### Data for the task
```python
class ResNet(nn.Module):
    def __init__(self, layers: List[int], num_classes: int = 1000, width: int = 64,
                 zero_init_residual: bool = True, fused: bool = True, native_conv: bool = True):
        super().__init__()
        self.stem = (StemConv(3, width, native=native_conv) if width == 64
                     else nn.Conv2d(3, width, 7, stride=2, padding=3, bias=False))
        self.stem_bn = BatchNormAct(width, act=True, fused=fused)
        self.pool = MaxPool3s2(native=native_conv)
        stages = []
        in_ch = width
        for i, n in enumerate(layers):
            w = width * (2 ** i)
            stride = 1 if i == 0 else 2
            blocks = []
            for j in range(n):
                ds = None
                if j == 0 and (stride != 1 or in_ch != w * Bottleneck.expansion):
                    ds = Downsample(in_ch, w * Bottleneck.expansion, stride, fused=fused, native_conv=native_conv)
                blocks.append(Bottleneck(in_ch, w, stride if j == 0 else 1, ds, fused=fused, native_conv=native_conv))
                in_ch = w * Bottleneck.expansion
            stages.append(nn.Sequential(*blocks))
        self.stages = nn.Sequential(*stages)
        self.fc = nn.Linear(in_ch, num_classes)
        self.zero_init_residual = zero_init_residual
        self.reset_parameters()

    def init_spec(self):
        spec = []
        for name, mod in self.named_modules():
            if isinstance(mod, nn.Conv2d):
                fan_out = mod.out_channels * mod.kernel_size[0] * mod.kernel_size[1]
                spec.append((mod.weight, "normal", (2.0 / fan_out) ** 0.5))
            elif isinstance(mod, BatchNormAct):
                gamma = 0.0 if (self.zero_init_residual and mod.residual) else 1.0
                spec.append((mod.weight, "const", gamma))
                spec.append((mod.bias, "const", 0.0))
            elif isinstance(mod, nn.Linear):
                bound = 1.0 / mod.in_features ** 0.5
                spec.append((mod.weight, "uniform", bound))
                spec.append((mod.bias, "uniform", bound))
        return spec

    @torch.no_grad()
    def reset_parameters(self) -> None:
        for p, kind, scale in self.init_spec():
            if kind == "normal":
                p.normal_(0.0, scale)
            elif kind == "const":
                p.fill_(scale)
            else:
                p.uniform_(-scale, scale)
        for mod in self.modules():
            if isinstance(mod, BatchNormAct):
                mod.reset_running_stats()

    def forward_features(self, x: torch.Tensor) -> torch.Tensor:
        x = self.stem(x)
        x = stem_bn_relu_pool(x, self.stem_bn, self.pool)
        return self.stages(x)

    def forward_head(self, x: torch.Tensor) -> torch.Tensor:
        x = torch.flatten(x.mean((2, 3)), 1) if x.is_contiguous() else global_avg_pool(x)
        return self.fc(x)

    def forward(self, x: torch.Tensor) -> torch.Tensor:
        return self.forward_head(self.forward_features(x))


def resnet50(num_classes: int = 1000, fused: bool = True, **kw) -> ResNet:
    return ResNet([3, 4, 6, 3], num_classes=num_classes, fused=fused, **kw)


def resnet18ish(num_classes: int = 10, fused: bool = True, **kw) -> ResNet:
    return ResNet([1, 1, 1, 1], num_classes=num_classes, width=8, fused=fused, **kw)
```

### polyaxon_amd/ops/_native.py

```python
from __future__ import annotations

import ctypes
import hashlib
import os
import shutil
import subprocess
import threading
from pathlib import Path
from typing import Dict, Iterable, List, Optional

PKG_DIR = Path(__file__).resolve().parent.parent
CSRC = PKG_DIR / "csrc"
OUT = PKG_DIR / "_native"
ARCH = os.environ.get("PLX_OFFLOAD_ARCH", "gfx950")
ROCM = Path(os.environ.get("ROCM_PATH", "/opt/rocm"))

LIBRARIES: Dict[str, dict] = {
    "plx_train": {"sources": ["train_kernels.hip"], "kind": "hip", "link": []},
    "plx_polytune": {"sources": ["polytune_kernels.hip"], "kind": "hip", "link": []},
    "plx_bn": {"sources": ["bn_kernels.hip"], "kind": "hip", "link": []},
    "plx_procmon": {"sources": ["procmon.cpp"], "kind": "cpp", "link": ["-lpthread"]},
    "plx_gp": {"sources": ["gp_kernels.hip", "gp_chol.hip"], "kind": "hip", "link": []},
    "plx_rms": {"sources": ["rmsnorm.hip"], "kind": "hip", "link": []},
    "plx_conv": {"sources": ["conv_gemm.hip"], "kind": "hip", "link": []},
    "plx_pool": {"sources": ["pool_kernels.hip"], "kind": "hip", "link": []},
    "plx_lm": {"sources": ["lm_kernels.hip"], "kind": "hip", "link": []},
    "plx_gemm": {"sources": ["gemm256.hip"], "kind": "hip", "link": []},
    "plx_attn": {"sources": ["attn_kernels.hip"], "kind": "hip", "link": []},
    "plx_rccl": {"sources": ["rccl_comm.cpp"], "kind": "hip_host", "link": ["-lrccl", "-pthread"]},
}

_lock = threading.Lock()
_loaded: Dict[str, ctypes.CDLL] = {}


def _register(name: str, sources: List[str], kind: str, link: Optional[List[str]] = None) -> None:
    LIBRARIES[name] = {"sources": sources, "kind": kind, "link": list(link or [])}


def lib_path(name: str) -> Path:
    return OUT / f"lib{name}.so"


def _digest(sources: Iterable[Path], flags: List[str]) -> str:
    h = hashlib.sha256()
    for s in sources:
        h.update(s.read_bytes())
    for hdr in sorted(CSRC.glob("*.h")):
        h.update(hdr.read_bytes())
    h.update(" ".join(flags).encode())
    return h.hexdigest()[:16]


def _flags(kind: str) -> List[str]:
    common = ["-O3", "-std=c++17", "-shared", "-fPIC", "-Wall", "-Wno-unused-function", f"-I{CSRC}"]
    if kind == "hip":
        fences = ["-DPLX_HANDOFF_FENCES=1"] if os.environ.get("PLX_HANDOFF_FENCES") == "1" else []
        return common + [f"--offload-arch={ARCH}", "-munsafe-fp-atomics"] + fences
    if kind == "hip_host":
        return common + [f"-I{ROCM / 'include'}", "-D__HIP_PLATFORM_AMD__"]
    return common


def build(name: str, force: bool = False, verbose: bool = False) -> Path:
    spec = LIBRARIES[name]
    srcs = [CSRC / s for s in spec["sources"]]
    flags = _flags(spec["kind"])
    out = lib_path(name)
    stamp = out.with_suffix(".so.sha")
    digest = _digest(srcs, flags + spec["link"])
    if not force and out.exists() and stamp.exists() and stamp.read_text().strip() == digest:
        return out
    OUT.mkdir(parents=True, exist_ok=True)
    if spec["kind"] in ("hip", "hip_host"):
        cc = shutil.which("hipcc") or str(ROCM / "bin" / "hipcc")
    else:
        cc = shutil.which("g++") or "g++"
    link = list(spec["link"])
    if spec["kind"] == "hip_host":
        link = [f"-L{ROCM / 'lib'}", f"-Wl,-rpath,{ROCM / 'lib'}"] + link + ["-lamdhip64"]
    tmp = out.with_suffix(f".so.tmp{os.getpid()}")
    cmd = [cc, *flags, *map(str, srcs), "-o", str(tmp), *link]
    if verbose:
        print(" ".join(cmd))
    proc = subprocess.run(cmd, capture_output=True, text=True)
    if proc.returncode != 0:
        raise RuntimeError(f"native build of {name} failed:\n{' '.join(cmd)}\n{proc.stderr[-6000:]}")
    os.replace(tmp, out)
    stamp.write_text(digest)
    return out


def _stale(name: str) -> bool:
    spec = LIBRARIES[name]
    stamp = lib_path(name).with_suffix(".so.sha")
    if not stamp.exists():
        return False
    try:
        digest = _digest([CSRC / s for s in spec["sources"]], _flags(spec["kind"]) + spec["link"])
    except OSError:
        return False
    return stamp.read_text().strip() != digest


def build_all(force: bool = False, verbose: bool = False) -> List[Path]:
    return [build(n, force=force, verbose=verbose) for n in LIBRARIES]


def available(name: str) -> bool:
    return lib_path(name).exists()


_SIZES: Dict[tuple, int] = {}


_COUNTERS: Dict[tuple, object] = {}


def capturing() -> bool:
    import torch

    return torch.cuda.is_available() and torch.cuda.is_current_stream_capturing()


def cached(cache: dict, key, make, ok=None):
    v = cache.get(key)
    if v is not None and (ok is None or ok(v)):
        return v
    v = make()
    if not capturing():
        cache[key] = v
    return v


def counters(device, key: str, n: int = 4096):
    import torch

    return cached(_COUNTERS, (str(device), key), lambda: torch.zeros(n, dtype=torch.int32, device=device))


def current_stream() -> int:
    import torch

    return torch._C._cuda_getCurrentRawStream(torch._C._cuda_getDevice())


def size(libname: str, fn: str, *args: int) -> int:
    key = (fn,) + args
    v = _SIZES.get(key)
    if v is None:
        v = _SIZES[key] = int(getattr(lib(libname), fn)(*args))
    return v


def lib(name: str) -> ctypes.CDLL:
    with _lock:
        if name in _loaded:
            return _loaded[name]
        path = lib_path(name)
        if not path.exists() or os.environ.get("PLX_NATIVE_REBUILD") == "1" or _stale(name):
            build(name, force=os.environ.get("PLX_NATIVE_REBUILD") == "1")
        handle = ctypes.CDLL(str(path), mode=ctypes.RTLD_GLOBAL)
        _declare(name, handle)
        if name == "plx_conv" and os.environ.get("PLX_WGRAD_ATOMIC"):
            handle.plx_set_tn_atomic(int(os.environ["PLX_WGRAD_ATOMIC"]))
        if name == "plx_gemm" and os.environ.get("PLX_GEMM_WAVES"):
            handle.plx_gemm256_set_waves(int(os.environ["PLX_GEMM_WAVES"]))
        _loaded[name] = handle
        return handle


_P = ctypes.c_void_p
_I = ctypes.c_int
_L = ctypes.c_int64
_U64 = ctypes.c_uint64
_F = ctypes.c_float
_D = ctypes.c_double

SIGNATURES: Dict[str, Dict[str, list]] = {
    "plx_train": {
        "plx_sgd_flat": [_P, _P, _P, _L, _L, _P, _P, _P],
        "plx_adamw_flat": [_P, _P, _P, _P, _L, _L, _P, _P, _P],
        "plx_adamw_mixed": [_P, _P, _P, _P, _P, _L, _I, _P, _P, _P],
        "plx_sgd_flat_clip": [_P, _P, _P, _L, _L, _P, _P, _P, _P],
        "plx_adamw_flat_clip": [_P, _P, _P, _P, _L, _L, _P, _P, _P, _P],
        "plx_adamw_mixed_clip": [_P, _P, _P, _P, _P, _L, _I, _P, _P, _P, _P],
        "plx_gradnorm_blocks": [_L],
        "plx_gradnorm_partials": [_P, _I, _L, _P, _P],
        "plx_gradnorm_finalize": [_P, _I, _P, _P, _P],
        "plx_cast_lp": [_P, _P, _L, _P],
        "plx_init_flat": [_P, _P, _P, _P, _I, _P, _P, _U64, _P],
        "plx_zero_flat": [_P, _L, _P],
        "plx_record_metric": [_P, _I, _P, _P, _I, _P],
        "plx_commit_metric": [_P, _P, _I, _I, _P, _I, _P],
        "plx_synth_images": [_P, _P, _I, _I, _I, _P, _I, _I, _F, _U64, _P, _P],
        "plx_set_adamw_grid_cap": [_I],
        "plx_set_adamw_wide": [_I],
    },
    "plx_bn": {
        "plx_bn_workspace": [_L, _I],
        "plx_bn_forward": [_P, _P, _P, _L, _I, _P, _P, _F, _F, _P, _P, _P, _P, _P, _P, _P, _I, _P, _P, _P],
        "plx_bn_apply": [_P, _P, _P, _L, _I, _P, _I, _P],
        "plx_bn_l2_workspace": [_I, _I],
        "plx_bn_forward_from_partials": [_P, _P, _P, _L, _I, _P, _P, _F, _F, _P, _P, _P, _P, _P, _P, _I, _P, _P,
                                         _I, _P, _P, _P],
        "plx_bn_backward": [_P, _P, _P, _P, _P, _L, _I, _P, _P, _P, _P, _P, _P, _P, _I, _I, _P, _P, _P],
        "plx_bn_dx_blocks": [_L, _I],
        "plx_bn_backward_from_partials": [_P, _P, _P, _P, _P, _L, _I, _P, _P, _P, _P, _P, _P, _P, _I, _P, _I, _I, _P,
                                          _P, _P],
        "plx_bn_backward_coef": [_P, _P, _P, _L, _I, _P, _P, _P, _P, _P, _P, _P, _I, _I, _P, _P],
        "plx_bn_backward_coef_from_partials": [_L, _I, _P, _P, _P, _P, _P, _P, _P, _I, _P, _I, _P, _P],
        "plx_stem_bn_pool_forward": [_P, _P, _P, _I, _I, _I, _I, _P, _P, _F, _F, _P, _P, _P, _P, _P, _P, _P, _I, _P,
                                     _P],
        "plx_stem_bn_pool_bwd_workspace": [_I, _I, _I, _I],
        "plx_stem_bn_pool_backward": [_P, _P, _P, _P, _I, _I, _I, _I, _P, _P, _P, _P, _P, _P, _P, _P, _I, _P, _P],
    },
    "plx_procmon": {
        "plx_pm_create": [],
        "plx_pm_destroy": [_P],
        "plx_pm_spawn": [_P, _P, _P, ctypes.c_char_p, ctypes.c_char_p, ctypes.POINTER(_I)],
        "plx_pm_wait": [_P, _I, ctypes.POINTER(_I), ctypes.POINTER(_I)],
        "plx_pm_wake": [_P],
        "plx_pm_signal": [_P, _I, _I, _I],
        "plx_pm_count": [_P],
    },
    "plx_gp": {
        "plx_gp_kmat": [_P, _P, _I, _I, _I, _P, _I, _I, _F, _F, _F, _I, _F, _P, _P, _D, _I, _P],
        "plx_gp_chol": [_P, _I, _I, _P, _P],
        "plx_gp_kmat_batch_f64": [_P, _I, _I, _P, _I, _P, _I, _L, _I, _D, _D, _D, _P, _P, _D, _I, _P],
        "plx_gp_matern_table": [_D, _D, _D, _I, _P, _P, _P],
        "plx_gp_chol_aug_f64": [_P, _I, _I, _I, _L, _I, _P, _P, _P],
        "plx_gp_chol_scratch_doubles": [],
        "plx_gp_lml_f64": [_P, _I, _I, _L, _I, _P, _P, _P],
        "plx_gp_acq_rows": [_P, _I, _I, _P, _F, _I, _F, _F, _F, _P, _P, _P, _P],
        "plx_gp_predict_acq": [_P, _I, _P, _I, _I, _P, _I, _P, _I, _F, _F, _F, _F, _I, _F, _F, _F, _P, _P, _P, _P,
                               _P, _P, _P, _D, _I, _P],
        "plx_gp_ascent": [_P, _P, _I, _P, _P, _P, _I, _I, _P, _P, _I, _F, _F, _F, _F, _I, _F, _F, _F, _I, _P, _P, _D, _I,
                          _P],
    },
    "plx_conv": {
        "plx_gemm_nt": [_P, _P, _P, _I, _I, _I, _I, _I, _I, _P, _P, _P, _I, _P, _P, _P],
        "plx_gemm_nt_bndx": [_P, _P, _P, _P, _P, _P, _P, _I, _I, _I, _I, _I, _P, _I, _P, _P, _P],
        "plx_gemm_nt_rows_per_block": [_I],
        "plx_gemm_tn_workspace": [_I, _I, _I, _I],
        "plx_set_tn_v2": [_I, _I],
        "plx_set_tn2_stem": [_I],
        "plx_set_tn2_c64": [_I],
        "plx_set_tn_atomic": [_I],
        "plx_tn_plan_slices": [_I, _I, _I, _I, _I],
        "plx_gemm_tn": [_P, _P, _P, _P, _I, _I, _I, _I, _I, _I, _P, _I, _I, _P],
        "plx_weight_prep": [_P, _P, _P, _I, _I, _P],
        "plx_weight_prepk": [_P, _L, _L, _L, _L, _P, _P, _I, _I, _I, _P],
        "plx_weight_prep_all": [_P, _P, _P, _P, _I, _I, _P],
        "plx_stem_pack_input": [_P, _P, _I, _I, _I, _P],
        "plx_stem_pack_weight": [_P, _L, _L, _L, _L, _P, _I, _P],
        "plx_stem_conv_rows_per_block": [],
        "plx_stem_conv_fwd": [_P, _P, _P, _I, _I, _I, _P, _P, _P],
        "plx_stem_conv_wgrad_workspace": [_I, _I, _I, _I],
        "plx_stem_conv_wgrad": [_P, _P, _P, _L, _L, _L, _L, _P, _I, _I, _I, _P, _I, _I, _P],
        "plx_conv_fwd": [_P, _P, _P, _I, _I, _I, _I, _I, _I, _I, _P, _P, _P],
        "plx_conv_dgrad": [_P, _P, _P, _I, _I, _I, _I, _I, _I, _I, _P, _P, _P, _P],
        "plx_conv_dgrad_blocks": [_I, _I, _I, _I, _I, _I, _I],
        "plx_conv_wgrad_workspace": [_I, _I, _I, _I, _I, _I, _I, _I],
        "plx_conv_wgrad": [_P, _P, _P, _P, _I, _I, _I, _I, _I, _I, _I, _P, _I, _I, _P],
    },
    "plx_lm": {
        "plx_qkv_rope_fwd": [_P, _P, _P, _P, _P, _P, _L, _I, _I, _I, _I, _I, _P],
        "plx_qkv_rope_bwd": [_P, _P, _P, _P, _P, _P, _L, _I, _I, _I, _I, _I, _P],
        "plx_swiglu_fwd": [_P, _P, _L, _I, _P],
        "plx_swiglu_bwd": [_P, _P, _P, _L, _I, _P],
        "plx_xent_fwd": [_P, _P, _P, _P, _I, _I, _I, _P],
        "plx_xent_bwd": [_P, _P, _P, _P, _P, _I, _I, _I, _P],
        "plx_xent_cls_fwd": [_P, _P, _P, _P, _I, _I, _P],
        "plx_xent_cls_bwd": [_P, _P, _P, _P, _P, _I, _I, _F, _P],
        "plx_colsum_splits": [_L, _I],
        "plx_colsum": [_P, _L, _I, _P, _P, _P, _I, _P],
        "plx_gelu_bwd_colsum": [_P, _P, _P, _L, _I, _P, _P, _P, _I, _P],
    },
    "plx_gemm": {
        "plx_gemm256": [_P, _P, _P, _P, _I, _I, _I, _I, _I, _I, _I, _I, _F, _I, _P],
        "plx_gemm256_bias": [_P, _P, _P, _P, _I, _I, _I, _I, _I, _I, _I, _I, _F, _I, _P, _P],
        "plx_gemm256_ex": [_P, _P, _P, _P, _I, _I, _I, _I, _I, _I, _I, _I, _F, _I, _P, _P, _P],
        "plx_gemm256_exv": [_P, _P, _P, _P, _I, _I, _I, _I, _I, _I, _I, _I, _F, _I, _P, _P, _I, _P],
        "plx_gemm256_splits": [_I, _I, _I],
        "plx_gemm256_set_split_target": [_I],
        "plx_gemm256_set_waves": [_I],
        "plx_gemm256_set_group": [_I],
        "plx_gemm256_tile": [],
        "plx_gemm256_sk_ws": [_I, _I, _I],
        "plx_gemm256_sk_plan": [_I, _I, _I, ctypes.POINTER(_I), ctypes.POINTER(_I)],
        "plx_gemm256_set_sk_force": [_I],
        "plx_gemm256_sk": [_P, _P, _P, _P, _P, _I, _I, _I, _I, _I, _I, _I, _I, _F, _P, _P, _P, _P],
    },
    "plx_attn": {
        "plx_attn_fwd": [_P, _I, _P],
        "plx_attn_bwd": [_P, _I, _P, _P],
        "plx_attn_bwd_workspace": [_I, _I, _I, _I, _I],
        "plx_attn_args_size": [],
        "plx_attn_set_fwd_waves": [_I],
        "plx_attn_set_dq_waves": [_I],
        "plx_attn_set_dkdv_waves": [_I],
    },
    "plx_pool": {
        "plx_maxpool3s2_forward": [_P, _P, _P, _I, _I, _I, _I, _P],
        "plx_gap_forward": [_P, _P, _I, _I, _I, _P],
        "plx_gap_backward": [_P, _P, _I, _I, _I, _P],
        "plx_maxpool3s2_backward": [_P, _P, _P, _I, _I, _I, _I, _P],
    },
    "plx_rms": {
        "plx_rms_forward": [_P, _P, _P, _P, _L, _I, _F, _P],
        "plx_rms_bwd_blocks": [_L],
        "plx_ln_bwd_blocks": [_L, _I],
        "plx_add_ln_forward": [_P, _P, _P, _P, _P, _P, _P, _P, _L, _I, _F, _P],
        "plx_add_rms_forward": [_P, _P, _P, _P, _P, _P, _L, _I, _F, _P],
        "plx_add_rms_backward": [_P, _P, _P, _P, _P, _P, _P, _L, _I, _P],
        "plx_add_ln_backward": [_P, _P, _P, _P, _P, _P, _P, _P, _P, _L, _I, _P],
        "plx_partial_colsum_workspace": [_I, _I, _I],
        "plx_partial_colsum": [_P, _P, _I, _I, _I, _P, _P, _P, _P, _I, _I, _P],
        "plx_rms_backward": [_P, _P, _P, _P, _P, _P, _L, _I, _P],
        "plx_ln_forward": [_P, _P, _P, _P, _P, _P, _L, _I, _F, _P],
        "plx_ln_backward": [_P, _P, _P, _P, _P, _P, _P, _P, _L, _I, _P],
    },
    "plx_rccl": {
        "plx_rccl_unique_id": [ctypes.c_char_p],
        "plx_rccl_init": [ctypes.c_char_p, _I, _I, _I, _L, _L, ctypes.POINTER(_I)],
        "plx_rccl_all_reduce": [_P, _P, _P, _L, _I, _I, _P],
        "plx_rccl_all_gather": [_P, _P, _P, _L, _I, _P],
        "plx_rccl_reduce_scatter": [_P, _P, _P, _L, _I, _I, _P],
        "plx_rccl_broadcast": [_P, _P, _P, _L, _I, _I, _P],
        "plx_rccl_bus_bw": [_P, _P, _L, _I, _P, ctypes.POINTER(_D), ctypes.POINTER(_D)],
        "plx_rccl_destroy": [_P],
        "plx_rccl_status": [_P],
        "plx_rccl_pending": [_P],
        "plx_rccl_set_timeout": [_P, _L],
        "plx_rccl_abort": [_P],
        "plx_rccl_error": [_I],
    },
    "plx_polytune": {
        "plx_topk_brackets": [_P, _P, _I, _I, _I, _I, _P, _P],
        "plx_philox_sample": [_P, _P, _I, _L, _L, ctypes.c_uint64, _P, _P],
        "plx_philox_desc_size": [],
        "plx_early_stop_any": [_P, _I, _I, _P, _P, _P, _I, _P, _P],
    },
}
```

### Your assignment
What is needed is each line from the records with the word "None" in it.

### Your solution
                ds = None
    def reset_parameters(self) -> None:
def _register(name: str, sources: List[str], kind: str, link: Optional[List[str]] = None) -> None:
def cached(cache: dict, key, make, ok=None):
    if v is not None and (ok is None or ok(v)):
    if v is None:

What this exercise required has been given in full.